#### The problem:
Each line of the records below that holds "typedef" should be copied out.

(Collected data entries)
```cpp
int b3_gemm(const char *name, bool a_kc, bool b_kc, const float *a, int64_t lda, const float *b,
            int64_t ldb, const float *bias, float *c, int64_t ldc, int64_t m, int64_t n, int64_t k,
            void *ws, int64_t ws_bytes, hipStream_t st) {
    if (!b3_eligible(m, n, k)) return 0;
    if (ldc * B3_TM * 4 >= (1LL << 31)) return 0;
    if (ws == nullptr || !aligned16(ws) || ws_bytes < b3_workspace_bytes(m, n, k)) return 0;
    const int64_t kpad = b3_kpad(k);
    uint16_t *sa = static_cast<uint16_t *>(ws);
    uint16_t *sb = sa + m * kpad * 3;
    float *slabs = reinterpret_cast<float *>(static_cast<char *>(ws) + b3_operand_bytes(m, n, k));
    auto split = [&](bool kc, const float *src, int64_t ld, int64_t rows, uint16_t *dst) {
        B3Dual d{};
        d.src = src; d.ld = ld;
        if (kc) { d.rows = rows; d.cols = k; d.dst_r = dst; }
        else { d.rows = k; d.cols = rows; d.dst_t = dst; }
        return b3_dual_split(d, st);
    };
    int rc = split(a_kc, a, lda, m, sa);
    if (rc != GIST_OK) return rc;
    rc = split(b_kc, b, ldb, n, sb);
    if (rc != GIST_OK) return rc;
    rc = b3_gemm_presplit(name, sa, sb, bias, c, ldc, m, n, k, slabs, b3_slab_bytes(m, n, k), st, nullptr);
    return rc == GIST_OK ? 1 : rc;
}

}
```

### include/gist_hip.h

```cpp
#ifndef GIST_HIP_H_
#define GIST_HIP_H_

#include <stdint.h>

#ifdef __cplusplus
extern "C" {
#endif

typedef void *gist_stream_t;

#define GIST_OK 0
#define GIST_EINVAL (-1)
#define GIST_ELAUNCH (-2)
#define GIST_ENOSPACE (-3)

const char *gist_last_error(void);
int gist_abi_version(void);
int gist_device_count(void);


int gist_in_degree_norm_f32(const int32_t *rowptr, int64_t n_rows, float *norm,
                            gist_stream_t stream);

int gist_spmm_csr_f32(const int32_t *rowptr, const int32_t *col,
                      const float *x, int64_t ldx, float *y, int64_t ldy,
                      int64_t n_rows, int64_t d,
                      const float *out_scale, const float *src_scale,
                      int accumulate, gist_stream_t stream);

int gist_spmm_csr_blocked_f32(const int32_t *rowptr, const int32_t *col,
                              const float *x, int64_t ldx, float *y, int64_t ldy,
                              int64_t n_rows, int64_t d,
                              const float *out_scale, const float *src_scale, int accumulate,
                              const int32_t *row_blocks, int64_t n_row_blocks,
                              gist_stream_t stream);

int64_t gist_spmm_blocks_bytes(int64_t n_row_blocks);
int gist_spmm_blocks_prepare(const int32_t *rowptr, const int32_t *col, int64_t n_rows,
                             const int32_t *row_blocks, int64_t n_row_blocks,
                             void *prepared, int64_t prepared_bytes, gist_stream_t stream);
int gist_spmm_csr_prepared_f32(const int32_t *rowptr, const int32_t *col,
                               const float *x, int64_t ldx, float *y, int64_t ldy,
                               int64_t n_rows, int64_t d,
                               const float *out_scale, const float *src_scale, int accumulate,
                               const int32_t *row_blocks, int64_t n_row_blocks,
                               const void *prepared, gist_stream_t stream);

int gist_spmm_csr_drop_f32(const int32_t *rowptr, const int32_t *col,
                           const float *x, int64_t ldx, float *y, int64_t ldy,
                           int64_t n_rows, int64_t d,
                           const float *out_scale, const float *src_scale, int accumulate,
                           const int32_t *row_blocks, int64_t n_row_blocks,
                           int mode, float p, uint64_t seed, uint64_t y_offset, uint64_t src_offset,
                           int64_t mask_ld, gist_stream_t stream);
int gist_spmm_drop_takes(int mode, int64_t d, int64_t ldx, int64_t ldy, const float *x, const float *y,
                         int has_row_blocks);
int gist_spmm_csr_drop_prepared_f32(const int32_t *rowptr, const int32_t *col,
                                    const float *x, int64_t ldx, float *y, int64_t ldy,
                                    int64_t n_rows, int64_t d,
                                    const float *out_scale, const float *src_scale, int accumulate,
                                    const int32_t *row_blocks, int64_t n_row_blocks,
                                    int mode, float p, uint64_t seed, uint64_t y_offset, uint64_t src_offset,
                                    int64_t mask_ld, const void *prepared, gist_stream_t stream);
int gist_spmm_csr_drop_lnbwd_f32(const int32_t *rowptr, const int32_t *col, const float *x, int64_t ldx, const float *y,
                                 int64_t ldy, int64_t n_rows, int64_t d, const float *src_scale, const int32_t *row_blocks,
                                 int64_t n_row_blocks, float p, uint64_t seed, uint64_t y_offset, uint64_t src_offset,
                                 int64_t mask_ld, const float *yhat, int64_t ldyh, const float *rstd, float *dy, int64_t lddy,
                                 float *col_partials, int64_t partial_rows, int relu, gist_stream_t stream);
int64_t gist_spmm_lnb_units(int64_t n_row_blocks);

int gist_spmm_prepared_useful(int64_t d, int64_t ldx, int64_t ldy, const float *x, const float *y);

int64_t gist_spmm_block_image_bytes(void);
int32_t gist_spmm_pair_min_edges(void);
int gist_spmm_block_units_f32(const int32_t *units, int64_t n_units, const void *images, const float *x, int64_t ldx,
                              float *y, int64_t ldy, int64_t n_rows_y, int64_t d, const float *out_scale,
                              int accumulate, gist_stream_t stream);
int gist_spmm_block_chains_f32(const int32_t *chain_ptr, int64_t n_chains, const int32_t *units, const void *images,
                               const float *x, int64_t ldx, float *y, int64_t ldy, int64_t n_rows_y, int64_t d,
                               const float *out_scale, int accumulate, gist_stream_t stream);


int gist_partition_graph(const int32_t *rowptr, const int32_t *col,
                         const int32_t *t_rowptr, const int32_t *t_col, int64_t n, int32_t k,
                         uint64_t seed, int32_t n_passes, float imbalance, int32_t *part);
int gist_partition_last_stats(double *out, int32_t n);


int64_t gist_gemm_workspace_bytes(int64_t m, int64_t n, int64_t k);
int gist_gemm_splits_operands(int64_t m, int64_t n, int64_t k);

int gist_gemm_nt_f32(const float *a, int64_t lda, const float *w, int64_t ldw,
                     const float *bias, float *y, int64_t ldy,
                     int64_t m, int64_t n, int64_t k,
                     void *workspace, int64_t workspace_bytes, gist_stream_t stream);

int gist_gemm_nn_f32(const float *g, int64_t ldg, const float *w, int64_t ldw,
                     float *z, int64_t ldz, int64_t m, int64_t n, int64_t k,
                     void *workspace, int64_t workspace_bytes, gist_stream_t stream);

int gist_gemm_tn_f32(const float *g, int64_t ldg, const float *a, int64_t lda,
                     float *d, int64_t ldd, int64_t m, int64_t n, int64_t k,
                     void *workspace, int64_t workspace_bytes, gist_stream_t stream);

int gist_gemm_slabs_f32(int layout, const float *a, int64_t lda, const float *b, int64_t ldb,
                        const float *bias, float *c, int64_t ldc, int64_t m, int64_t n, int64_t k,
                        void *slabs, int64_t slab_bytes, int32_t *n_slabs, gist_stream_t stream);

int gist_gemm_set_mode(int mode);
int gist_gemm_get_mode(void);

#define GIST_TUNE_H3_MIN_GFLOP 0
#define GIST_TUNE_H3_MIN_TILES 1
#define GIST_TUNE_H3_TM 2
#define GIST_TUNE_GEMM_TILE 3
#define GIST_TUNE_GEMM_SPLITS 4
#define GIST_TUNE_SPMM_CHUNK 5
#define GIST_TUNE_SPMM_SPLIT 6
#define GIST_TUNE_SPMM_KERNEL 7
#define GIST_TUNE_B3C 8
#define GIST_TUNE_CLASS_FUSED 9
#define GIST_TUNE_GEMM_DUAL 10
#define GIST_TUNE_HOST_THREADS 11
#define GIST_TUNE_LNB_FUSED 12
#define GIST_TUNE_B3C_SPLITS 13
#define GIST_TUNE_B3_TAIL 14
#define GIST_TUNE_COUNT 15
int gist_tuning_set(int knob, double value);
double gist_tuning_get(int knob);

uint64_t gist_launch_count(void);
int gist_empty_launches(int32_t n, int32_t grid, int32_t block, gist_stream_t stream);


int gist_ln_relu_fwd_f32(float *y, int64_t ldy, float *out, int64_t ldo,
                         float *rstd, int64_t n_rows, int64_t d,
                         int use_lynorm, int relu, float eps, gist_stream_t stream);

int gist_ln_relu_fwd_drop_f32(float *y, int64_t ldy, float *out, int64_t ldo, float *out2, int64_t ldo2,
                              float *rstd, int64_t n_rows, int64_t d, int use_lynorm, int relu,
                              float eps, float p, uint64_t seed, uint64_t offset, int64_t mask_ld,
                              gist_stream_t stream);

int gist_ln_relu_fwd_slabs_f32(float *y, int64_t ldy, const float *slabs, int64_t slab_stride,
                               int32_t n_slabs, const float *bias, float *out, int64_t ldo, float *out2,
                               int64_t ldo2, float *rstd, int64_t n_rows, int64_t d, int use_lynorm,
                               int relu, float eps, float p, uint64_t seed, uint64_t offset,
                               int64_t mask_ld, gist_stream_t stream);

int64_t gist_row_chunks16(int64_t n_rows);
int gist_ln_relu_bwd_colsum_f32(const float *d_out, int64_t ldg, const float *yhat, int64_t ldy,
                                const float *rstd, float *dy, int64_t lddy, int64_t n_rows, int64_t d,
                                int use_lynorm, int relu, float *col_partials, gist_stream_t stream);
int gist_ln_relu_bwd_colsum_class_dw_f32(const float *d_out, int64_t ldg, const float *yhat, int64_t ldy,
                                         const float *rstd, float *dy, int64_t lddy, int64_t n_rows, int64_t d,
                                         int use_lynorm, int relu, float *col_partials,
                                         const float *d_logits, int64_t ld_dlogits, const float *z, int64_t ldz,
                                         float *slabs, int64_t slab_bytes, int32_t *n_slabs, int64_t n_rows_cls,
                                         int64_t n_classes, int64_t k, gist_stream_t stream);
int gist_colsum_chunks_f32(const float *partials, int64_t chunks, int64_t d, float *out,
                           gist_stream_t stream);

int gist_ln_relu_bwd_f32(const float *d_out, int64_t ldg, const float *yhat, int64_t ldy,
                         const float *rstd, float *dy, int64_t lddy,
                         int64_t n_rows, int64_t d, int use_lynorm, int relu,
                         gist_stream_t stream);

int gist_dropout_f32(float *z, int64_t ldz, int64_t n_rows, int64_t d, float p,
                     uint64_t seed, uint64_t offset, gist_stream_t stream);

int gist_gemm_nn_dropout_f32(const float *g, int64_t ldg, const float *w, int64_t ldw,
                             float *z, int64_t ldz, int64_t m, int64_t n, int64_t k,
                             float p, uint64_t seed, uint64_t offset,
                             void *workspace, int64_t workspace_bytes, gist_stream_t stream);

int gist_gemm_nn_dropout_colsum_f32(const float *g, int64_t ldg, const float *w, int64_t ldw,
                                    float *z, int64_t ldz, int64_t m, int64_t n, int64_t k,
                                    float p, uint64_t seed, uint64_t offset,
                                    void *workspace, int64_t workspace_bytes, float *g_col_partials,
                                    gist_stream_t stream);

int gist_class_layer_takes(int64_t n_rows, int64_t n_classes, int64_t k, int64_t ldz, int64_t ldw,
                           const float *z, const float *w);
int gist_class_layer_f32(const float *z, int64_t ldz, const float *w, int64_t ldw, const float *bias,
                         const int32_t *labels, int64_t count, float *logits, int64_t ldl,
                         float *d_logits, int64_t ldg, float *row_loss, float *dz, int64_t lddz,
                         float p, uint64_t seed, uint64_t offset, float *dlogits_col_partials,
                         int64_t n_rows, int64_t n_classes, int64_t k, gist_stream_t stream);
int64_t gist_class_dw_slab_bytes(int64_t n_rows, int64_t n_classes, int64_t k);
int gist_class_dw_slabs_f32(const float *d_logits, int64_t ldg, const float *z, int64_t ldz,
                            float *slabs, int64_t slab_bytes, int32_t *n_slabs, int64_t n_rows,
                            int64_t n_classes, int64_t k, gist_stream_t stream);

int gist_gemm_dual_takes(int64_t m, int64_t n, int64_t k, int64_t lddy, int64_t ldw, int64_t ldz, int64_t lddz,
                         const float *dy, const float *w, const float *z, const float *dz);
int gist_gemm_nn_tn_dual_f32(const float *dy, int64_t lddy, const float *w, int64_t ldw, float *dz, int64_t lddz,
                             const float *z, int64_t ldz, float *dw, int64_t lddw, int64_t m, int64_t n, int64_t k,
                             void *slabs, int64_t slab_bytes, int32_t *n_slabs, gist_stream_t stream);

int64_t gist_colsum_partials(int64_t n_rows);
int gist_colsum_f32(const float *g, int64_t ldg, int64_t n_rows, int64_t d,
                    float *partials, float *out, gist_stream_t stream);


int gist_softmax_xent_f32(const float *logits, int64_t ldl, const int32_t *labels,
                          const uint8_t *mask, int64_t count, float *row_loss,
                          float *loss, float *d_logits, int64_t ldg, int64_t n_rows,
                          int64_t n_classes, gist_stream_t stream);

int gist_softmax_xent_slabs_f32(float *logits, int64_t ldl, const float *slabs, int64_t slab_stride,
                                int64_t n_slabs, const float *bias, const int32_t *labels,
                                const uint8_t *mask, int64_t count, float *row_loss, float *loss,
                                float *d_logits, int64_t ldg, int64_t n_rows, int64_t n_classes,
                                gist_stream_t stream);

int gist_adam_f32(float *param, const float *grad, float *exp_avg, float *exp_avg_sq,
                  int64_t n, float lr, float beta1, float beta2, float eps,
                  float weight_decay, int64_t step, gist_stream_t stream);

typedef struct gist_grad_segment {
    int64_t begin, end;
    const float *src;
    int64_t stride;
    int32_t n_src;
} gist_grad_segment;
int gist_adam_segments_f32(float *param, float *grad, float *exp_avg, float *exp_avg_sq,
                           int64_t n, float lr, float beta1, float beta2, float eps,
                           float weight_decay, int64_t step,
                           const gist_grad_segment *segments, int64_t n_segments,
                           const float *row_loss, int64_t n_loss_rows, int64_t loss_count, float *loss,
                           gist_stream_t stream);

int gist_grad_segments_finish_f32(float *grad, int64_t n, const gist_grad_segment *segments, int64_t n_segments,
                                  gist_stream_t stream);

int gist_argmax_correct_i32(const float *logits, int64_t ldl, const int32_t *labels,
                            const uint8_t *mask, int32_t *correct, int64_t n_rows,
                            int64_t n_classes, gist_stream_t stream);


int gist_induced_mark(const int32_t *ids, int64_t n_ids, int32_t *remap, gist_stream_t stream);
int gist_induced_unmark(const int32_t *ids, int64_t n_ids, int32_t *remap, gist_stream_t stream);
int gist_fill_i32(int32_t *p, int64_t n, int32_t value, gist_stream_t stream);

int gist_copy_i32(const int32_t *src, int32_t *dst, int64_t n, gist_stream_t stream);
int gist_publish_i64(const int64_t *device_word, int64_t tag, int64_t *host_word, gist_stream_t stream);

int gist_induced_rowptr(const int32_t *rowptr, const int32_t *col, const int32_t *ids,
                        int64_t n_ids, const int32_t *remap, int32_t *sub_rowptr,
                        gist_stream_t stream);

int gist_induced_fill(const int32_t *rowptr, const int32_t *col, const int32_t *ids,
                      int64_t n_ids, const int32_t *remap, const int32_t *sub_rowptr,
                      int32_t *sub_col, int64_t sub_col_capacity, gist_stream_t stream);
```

#### Reply:
typedef void *gist_stream_t;
typedef struct gist_grad_segment {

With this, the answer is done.